- _Prompt_
What is needed is an exact copy of the line where "thread_tot[4 * tid] = ex;" appears plus every later line in the material.

- _Task input_

__device__ double amp_block_tail(const uint8_t* __restrict__ iq, size_t nsamples, const AmpTile* __restrict__ tiles,
                                 long long first, Unpack up, double* sh) {
    const size_t t0 = (size_t)first / kAmpTileSamples;
    if ((size_t)first == t0 * kAmpTileSamples) return tiles[t0].sum;
    const size_t e0 = ((t0 + 1) * kAmpTileSamples < nsamples) ? (t0 + 1) * kAmpTileSamples : nsamples;
    double acc = 0.0;
    for (size_t s = (size_t)first + threadIdx.x; s < e0; s += blockDim.x) acc += (double)amp_of(iq[2 * s], iq[2 * s + 1], up);
    return block_sum_f64(acc, sh);
}

__device__ double amp_block_total(const AmpTile* __restrict__ tiles, size_t ntiles, size_t t0, double* sh) {
    double acc = 0.0;
    for (size_t t = t0 + 1 + threadIdx.x; t < ntiles; t += 16 * (size_t)blockDim.x) {
        double v[16];
#pragma unroll
        for (int k = 0; k < 16; ++k) {
            const size_t tt = t + (size_t)k * blockDim.x;
            v[k] = tt < ntiles ? tiles[tt].sum : 0.0;
        }
#pragma unroll
        for (int g = 0; g < 2; ++g) {
            if (t + (size_t)(8 * g) * blockDim.x < ntiles)
                acc += ((v[8 * g] + v[8 * g + 1]) + (v[8 * g + 2] + v[8 * g + 3])) + ((v[8 * g + 4] + v[8 * g + 5]) + (v[8 * g + 6] + v[8 * g + 7]));
        }
    }
    return block_sum_f64(acc, sh);
}

static inline bool power_edge_value(size_t nchunks, size_t nbytes, size_t chunk_bytes, int flags, float* val) {
    if (!nchunks) return false;
    const size_t len = nbytes - (nchunks - 1) * chunk_bytes;
    if ((flags & GJ_CP_ODD_CHUNK_ZERO) && (len & 1)) { *val = 0.0f; return true; }
    if ((len >> 1) == 0) { *val = __builtin_nanf(""); return true; }
    return false;
}
__device__ __forceinline__ void amp_combine_body(const AmpTile* __restrict__ tiles, size_t ntiles,
                                                 const gj_amp_part* __restrict__ parts, int n_parts, size_t nsamples,
                                                 gj_amp_stats* __restrict__ out, double* sh) {
    long long first = 0x7fffffffffffffffll;
    double tail = 0.0;
    for (int p = 0; p < n_parts; ++p)
        if (parts[p].first_index >= 0 && parts[p].first_index < first) { first = parts[p].first_index; tail = parts[p].tail; }
    if (first == 0x7fffffffffffffffll) {
        if (threadIdx.x == 0) {
            out->first_index = -1; out->count = 0; out->sum = 0.0; out->mean = 0.f; out->reserved = 0.f;
        }
        return;
    }
    const double behind = amp_block_total(tiles, ntiles, (size_t)first / kAmpTileSamples, sh);
    if (threadIdx.x == 0) {
        const double total = behind + tail;
        const unsigned long long cnt = nsamples - (size_t)first;
        out->first_index = first;
        out->count = cnt;
        out->sum = total;
        out->mean = (float)(total / (double)cnt);
        out->reserved = 0.f;
    }
}

__global__ __launch_bounds__(256) void amp_combine_kernel(const AmpTile* __restrict__ tiles, size_t ntiles,
                                                           const gj_amp_part* __restrict__ parts, int n_parts,
                                                           size_t nsamples, gj_amp_stats* __restrict__ out) {
    __shared__ double sh[16];
    amp_combine_body(tiles, ntiles, parts, n_parts, nsamples, out, sh);
}

__global__ __launch_bounds__(kThrThreads) __attribute__((amdgpu_num_vgpr(104))) void combine_stats_kernel(
    const gj_combine_capture* __restrict__ caps, int n_captures, float pct, float ratio) {
    __shared__ ThrShared sh_thr;
    __shared__ double sh_amp[16];
    const int b = blockIdx.x;
    if (b < n_captures) {
        const gj_combine_capture c = caps[b];
        power_threshold_body(c.d_power, (size_t)c.n_chunks, pct, ratio, c.d_stats, nullptr, sh_thr);
    } else {
        const gj_combine_capture c = caps[b - n_captures];
        amp_combine_body(static_cast<const AmpTile*>(c.d_tiles), (size_t)c.n_tiles, c.d_amp_parts, c.n_parts,
                         (size_t)(c.total_bytes / 2), c.d_amp, sh_amp);
        if (threadIdx.x == 0) onset_combine(c.d_onset_parts, c.n_parts, c.d_onset);
    }
}

int launch_combine_stats(gj_ctx* ctx, const gj_combine_capture* d_caps, int n_captures, float pct, float rise_db) {
    const float ratio = (float)pow(10.0, (double)rise_db / 10.0);
    hipLaunchKernelGGL(combine_stats_kernel, dim3(2u * (unsigned)n_captures), dim3(kThrThreads), 0, ctx->stream, d_caps,
                       n_captures, pct, ratio);
    GJ_LAUNCH_CHECK(ctx);
    return GJ_OK;
}

constexpr int kOnsetOut = 2048;
constexpr int kOnsetMaxWin = 8192;

struct OnsetScratch {
    unsigned long long noise_S;
    float noise;
    float thr;
};

constexpr double kOnsetGuard = 1e-6;

__device__ __forceinline__ int onset_pad(int k) { return k + (k >> 5); }

typedef short gj_short2 __attribute__((ext_vector_type(2)));

__device__ __forceinline__ int wave_sum_lane63(int v) {
    v += __builtin_amdgcn_update_dpp(0, v, 0xB1, 0xf, 0xf, false);
    v += __builtin_amdgcn_update_dpp(0, v, 0x4E, 0xf, 0xf, false);
    v += __builtin_amdgcn_update_dpp(0, v, 0x141, 0xf, 0xf, false);
    v += __builtin_amdgcn_update_dpp(0, v, 0x140, 0xf, 0xf, false);
    v += __builtin_amdgcn_update_dpp(0, v, 0x142, 0xa, 0xf, false);
    v += __builtin_amdgcn_update_dpp(0, v, 0x143, 0xc, 0xf, false);
    return v;
}


template <bool TRACK_FIRST>
__global__ __launch_bounds__(kScanThreads) void stream_scan_kernel(const uint8_t* __restrict__ iq, size_t nsamples,
                                                                   size_t nbytes, size_t chunk_bytes,
                                                                   unsigned tiles_per_chunk, float eps, int flags,
                                                                   float* __restrict__ power,
                                                                   unsigned long long* __restrict__ acc, float thr,
                                                                   AmpTile* __restrict__ tiles,
                                                                   unsigned* __restrict__ cblk, Unpack up,
                                                                   unsigned skip_tiles, unsigned tile_base,
                                                                   unsigned noise_block, const uint8_t* __restrict__ noise_src,
                                                                   int noise_samples, OnsetScratch* __restrict__ sc) {
    if (blockIdx.x == noise_block) {
        unsigned long long s2 = 0, s1 = 0;
        block_byte_moments(noise_src, 0, (size_t)2 * noise_samples, s2, s1);
        if (threadIdx.x == 0)
            sc->noise_S = (unsigned long long)(4ll * (long long)s2 - 4ll * up.off2 * (long long)s1 + (long long)up.off2 * up.off2 * (2ll * noise_samples));
        return;
    }
    __shared__ unsigned long long red_m[2][kScanThreads / 64];
    __shared__ double red_s[kScanThreads / 64];
    __shared__ long long red_f[kScanThreads / 64];
    const int tid = threadIdx.x;
    const size_t t = (size_t)blockIdx.x + tile_base;
    const size_t b0 = t * kScanTile;
    const size_t use_end = 2 * nsamples;
    const size_t b1 = (b0 + kScanTile < use_end) ? b0 + kScanTile : use_end;
    const size_t nvec = (b1 - b0) >> 4;
    const uint4* v = reinterpret_cast<const uint4*>(iq + b0);
    unsigned S = 0;
    double sum = 0.0;
    long long first = 0x7fffffffffffffffll;
    unsigned k2 = 0x00020002u, km255 = pk_minus_off2(up.off2);
    asm volatile("" : "+v"(k2), "+v"(km255));
    auto body = [&](const uint4& q, unsigned i, const bool live) {
        const unsigned ws[4] = {q.x, q.y, q.z, q.w};
        int m[8];
#pragma unroll
        for (int k = 0; k < 4; ++k) {
            m[2 * k] = msq_of_half<0>(ws[k], k2, km255);
            m[2 * k + 1] = msq_of_half<1>(ws[k], k2, km255);
        }
        float part = 0.f;
#pragma unroll
        for (int k = 0; k < 8; ++k) {
            const float r = __fsqrt_rn((float)m[k]);
            part += r;
            if constexpr (TRACK_FIRST) {
                const long long idx = (long long)((b0 >> 1) + (size_t)i * 8 + k);
                if (live && r * up.half_scale > thr && idx < first) first = idx;
            }
        }
        const unsigned m8 = live ? (unsigned)(((m[0] + m[1]) + (m[2] + m[3])) + ((m[4] + m[5]) + (m[6] + m[7]))) : 0u;
        S += m8;
        const int c512 = wave_sum_lane63((int)m8);
        if ((tid & 63) == 63) cblk[(b0 >> 10) + (i >> 6)] = (unsigned)c512;
        sum += (double)(live ? part : 0.f);
    };
    if (nvec == kScanTile / 16) {
        for (unsigned i = tid; i < (unsigned)(kScanTile / 16); i += 4 * kScanThreads) {
            const uint4 q0 = v[i], q1 = v[i + kScanThreads], q2 = v[i + 2 * kScanThreads], q3 = v[i + 3 * kScanThreads];
            body(q0, i, true);
            body(q1, i + kScanThreads, true);
            body(q2, i + 2 * kScanThreads, true);
            body(q3, i + 3 * kScanThreads, true);
        }
    } else {
        const unsigned lane = tid & 63;
        for (unsigned ib = (unsigned)tid - lane; ib < (unsigned)nvec; ib += kScanThreads) {
            const unsigned i = ib + lane;
            const bool live = i < (unsigned)nvec;
            const uint4 q = live ? v[i] : uint4{0u, 0u, 0u, 0u};
            body(q, i, live);
        }
    }
    if (tid == 0 && (b0 + (nvec << 4)) < b1) {
        unsigned c = 0;
        for (size_t n = (b0 >> 1) + nvec * 8; 2 * n < b1; ++n) {
            const unsigned ui = iq[2 * n], uq = iq[2 * n + 1];
            const unsigned mm = m_of(ui, uq, up.off2);
            S += mm;
            c += mm;
            const float r = __fsqrt_rn((float)mm);
            sum += (double)r;
            if (TRACK_FIRST && r * up.half_scale > thr && (long long)n < first) first = (long long)n;
        }
        (void)c;
    }
    if (b1 == use_end && (b1 & 1023) != 0) {
        __syncthreads();
        if (tid < 64) {
            const size_t jb = (b1 - 1) >> 10;
            int c = 0;
            for (size_t n = jb * 512 + tid; n < nsamples; n += 64) c += (int)m_of(iq[2 * n], iq[2 * n + 1], up.off2);
            c = group_sum_dpp<64>(c);
            if (tid == 0) cblk[jb] = (unsigned)c;
        }
    }
    if constexpr (!TRACK_FIRST) {
        if (tid == 0 && b1 > b0) first = (long long)(b0 >> 1);
    }
    const unsigned long long mS = wave_sum_u64(S);
    sum = wave_sum_f64(sum);
#pragma unroll
    for (int off = 32; off > 0; off >>= 1) {
        const long long o = __shfl_xor(first, off, 64);
        first = o < first ? o : first;
    }
    if ((tid & 63) == 0) { red_m[0][tid >> 6] = mS; red_s[tid >> 6] = sum; red_f[tid >> 6] = first; }
    __syncthreads();
    if (tid == 0 && t >= skip_tiles) {
        const unsigned long long tS = red_m[0][0] + red_m[0][1] + red_m[0][2] + red_m[0][3];
        AmpTile at;
        at.sum = ((red_s[0] + red_s[1]) + (red_s[2] + red_s[3])) * (double)up.half_scale;
        long long f = red_f[0];
        for (int k = 1; k < 4; ++k) f = red_f[k] < f ? red_f[k] : f;
        at.first = (f == 0x7fffffffffffffffll) ? f : f - (long long)((size_t)skip_tiles * (kScanTile / 2));
        const size_t to = t - skip_tiles;
        tiles[to] = at;
        const size_t c = to / tiles_per_chunk;
        const size_t off = c * chunk_bytes;
        const size_t len = (nbytes - off < chunk_bytes) ? nbytes - off : chunk_bytes;
        const bool zero_rule = (flags & GJ_CP_ODD_CHUNK_ZERO) && ((len & 1) || len == 0);
        if (tiles_per_chunk == 1) {
            power[c] = zero_rule ? 0.0f : ((len >> 1) ? power_from_msum(tS, len >> 1, eps) : __builtin_nanf(""));
        } else {
            atomicAdd(&acc[2 * c], tS);
        }
    }
}

constexpr size_t kTailSlotBytes = 256u << 10;
constexpr size_t kTailPrioBytes = 256u << 20;
constexpr int kTailBlocks = 2048;
constexpr int kTailHalo = (kOnsetMaxWin + 510) / 512 + 1;
constexpr int kTailPre = kTailBlocks + kTailHalo + (kTailBlocks + kTailHalo) / 32 + 8;

struct TailRec {
    unsigned long long first;
    unsigned long long guard;
    unsigned below;
    unsigned pad;
};

struct TailArgs {
    const uint8_t* iq;
    unsigned long long nsamples;
    long long sample0;
    unsigned long long total_samples;
    unsigned long long slot_nsamples;
    int has_thr, is_part, valid, has_slot, hi_prio;
    float* power;
    unsigned long long nchunks;
    float pct, ratio;
    float* stats;
    uint8_t* mask;
    const uint8_t* own_iq;
    unsigned long long own_samples, own_tiles;
    const AmpTile* tiles;
    gj_amp_stats* amp;
    gj_amp_part* amp_part;
    long long own_sample0;
    int window, noise_samples, noise_in_scratch;
    float factor;
    const unsigned* cblk;
    OnsetScratch* sc;
    TailRec* rec;
    unsigned* arrive;
    unsigned nct;
    gj_onset* onset;
    uint8_t* slot;
    unsigned long long slice_samples;
    Unpack up;
};

struct TailShared {
    unsigned long long r64[2][kScanThreads / 64];
    unsigned r32[kScanThreads / 64];
    unsigned long long b64[2];
    unsigned b32;
    int last;
    long long start;
};

__device__ __forceinline__ unsigned long long block_min_u64(unsigned long long v, TailShared& sh, int slot) {
#pragma unroll
    for (int off = 32; off > 0; off >>= 1) {
        const unsigned long long o = __shfl_xor(v, off, 64);
        v = o < v ? o : v;
    }
    if ((threadIdx.x & 63) == 0) sh.r64[slot][threadIdx.x >> 6] = v;
    __syncthreads();
    unsigned long long r = sh.r64[slot][0];
#pragma unroll
    for (int k = 1; k < kScanThreads / 64; ++k) r = sh.r64[slot][k] < r ? sh.r64[slot][k] : r;
    __syncthreads();
    return r;
}
__device__ __forceinline__ unsigned block_max_u32(unsigned v, TailShared& sh) {
#pragma unroll
    for (int off = 32; off > 0; off >>= 1) {
        const unsigned o = __shfl_xor(v, off, 64);
        v = o > v ? o : v;
    }
    if ((threadIdx.x & 63) == 0) sh.r32[threadIdx.x >> 6] = v;
    __syncthreads();
    unsigned r = sh.r32[0];
#pragma unroll
    for (int k = 1; k < kScanThreads / 64; ++k) r = sh.r32[k] > r ? sh.r32[k] : r;
    __syncthreads();
    return r;
}
__device__ __forceinline__ unsigned long long block_sum_u64(unsigned long long v, TailShared& sh) {
    v = wave_sum_u64(v);
    if ((threadIdx.x & 63) == 0) sh.r64[0][threadIdx.x >> 6] = v;
    __syncthreads();
    unsigned long long r = 0;
#pragma unroll
    for (int k = 0; k < kScanThreads / 64; ++k) r += sh.r64[0][k];
    __syncthreads();
    return r;
}

__device__ __forceinline__ void block_min2_max(unsigned long long& a, unsigned long long& b, unsigned& c, TailShared& sh) {
#pragma unroll
    for (int off = 32; off > 0; off >>= 1) {
        const unsigned long long oa = __shfl_xor(a, off, 64), ob = __shfl_xor(b, off, 64);
        const unsigned oc = __shfl_xor(c, off, 64);
        a = oa < a ? oa : a;
        b = ob < b ? ob : b;
        c = oc > c ? oc : c;
    }
    if ((threadIdx.x & 63) == 0) { sh.r64[0][threadIdx.x >> 6] = a; sh.r64[1][threadIdx.x >> 6] = b; sh.r32[threadIdx.x >> 6] = c; }
    __syncthreads();
    a = sh.r64[0][0]; b = sh.r64[1][0]; c = sh.r32[0];
#pragma unroll
    for (int k = 1; k < kScanThreads / 64; ++k) {
        a = sh.r64[0][k] < a ? sh.r64[0][k] : a;
        b = sh.r64[1][k] < b ? sh.r64[1][k] : b;
        c = sh.r32[k] > c ? sh.r32[k] : c;
    }
    __syncthreads();
}

__device__ __forceinline__ void block_prefix_u32(unsigned* pre, unsigned* thread_tot, int need) {
    const int tid = threadIdx.x;
    const int per = (need + kScanThreads - 1) / kScanThreads;
    const int lo = tid * per;
    const int hi = (lo + per < need) ? lo + per : need;
    unsigned run = 0;
    for (int k = lo; k < hi; ++k) {
        run += pre[onset_pad(k + 1)];
        pre[onset_pad(k + 1)] = run;
    }
    thread_tot[tid] = run;
    __syncthreads();
    if (tid < 64) {
        unsigned t0 = thread_tot[4 * tid], t1 = thread_tot[4 * tid + 1], t2 = thread_tot[4 * tid + 2], t3 = thread_tot[4 * tid + 3];
        unsigned tot = t0 + t1 + t2 + t3, inc = tot;
#pragma unroll
        for (int off = 1; off < 64; off <<= 1) {
            const unsigned o = __shfl_up(inc, off, 64);
            if (tid >= off) inc += o;
        }
        const unsigned ex = inc - tot;
        thread_tot[4 * tid] = ex;
        thread_tot[4 * tid + 1] = ex + t0;
        thread_tot[4 * tid + 2] = ex + t0 + t1;
        thread_tot[4 * tid + 3] = ex + t0 + t1 + t2;
    }
    __syncthreads();
    const unsigned add = thread_tot[tid];
    for (int k = lo; k < hi; ++k) pre[onset_pad(k + 1)] += add;
    __syncthreads();
}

- _Solution to this problem_
        thread_tot[4 * tid] = ex;
        thread_tot[4 * tid + 1] = ex + t0;
        thread_tot[4 * tid + 2] = ex + t0 + t1;
        thread_tot[4 * tid + 3] = ex + t0 + t1 + t2;
    }
    __syncthreads();
    const unsigned add = thread_tot[tid];
    for (int k = lo; k < hi; ++k) pre[onset_pad(k + 1)] += add;
    __syncthreads();
}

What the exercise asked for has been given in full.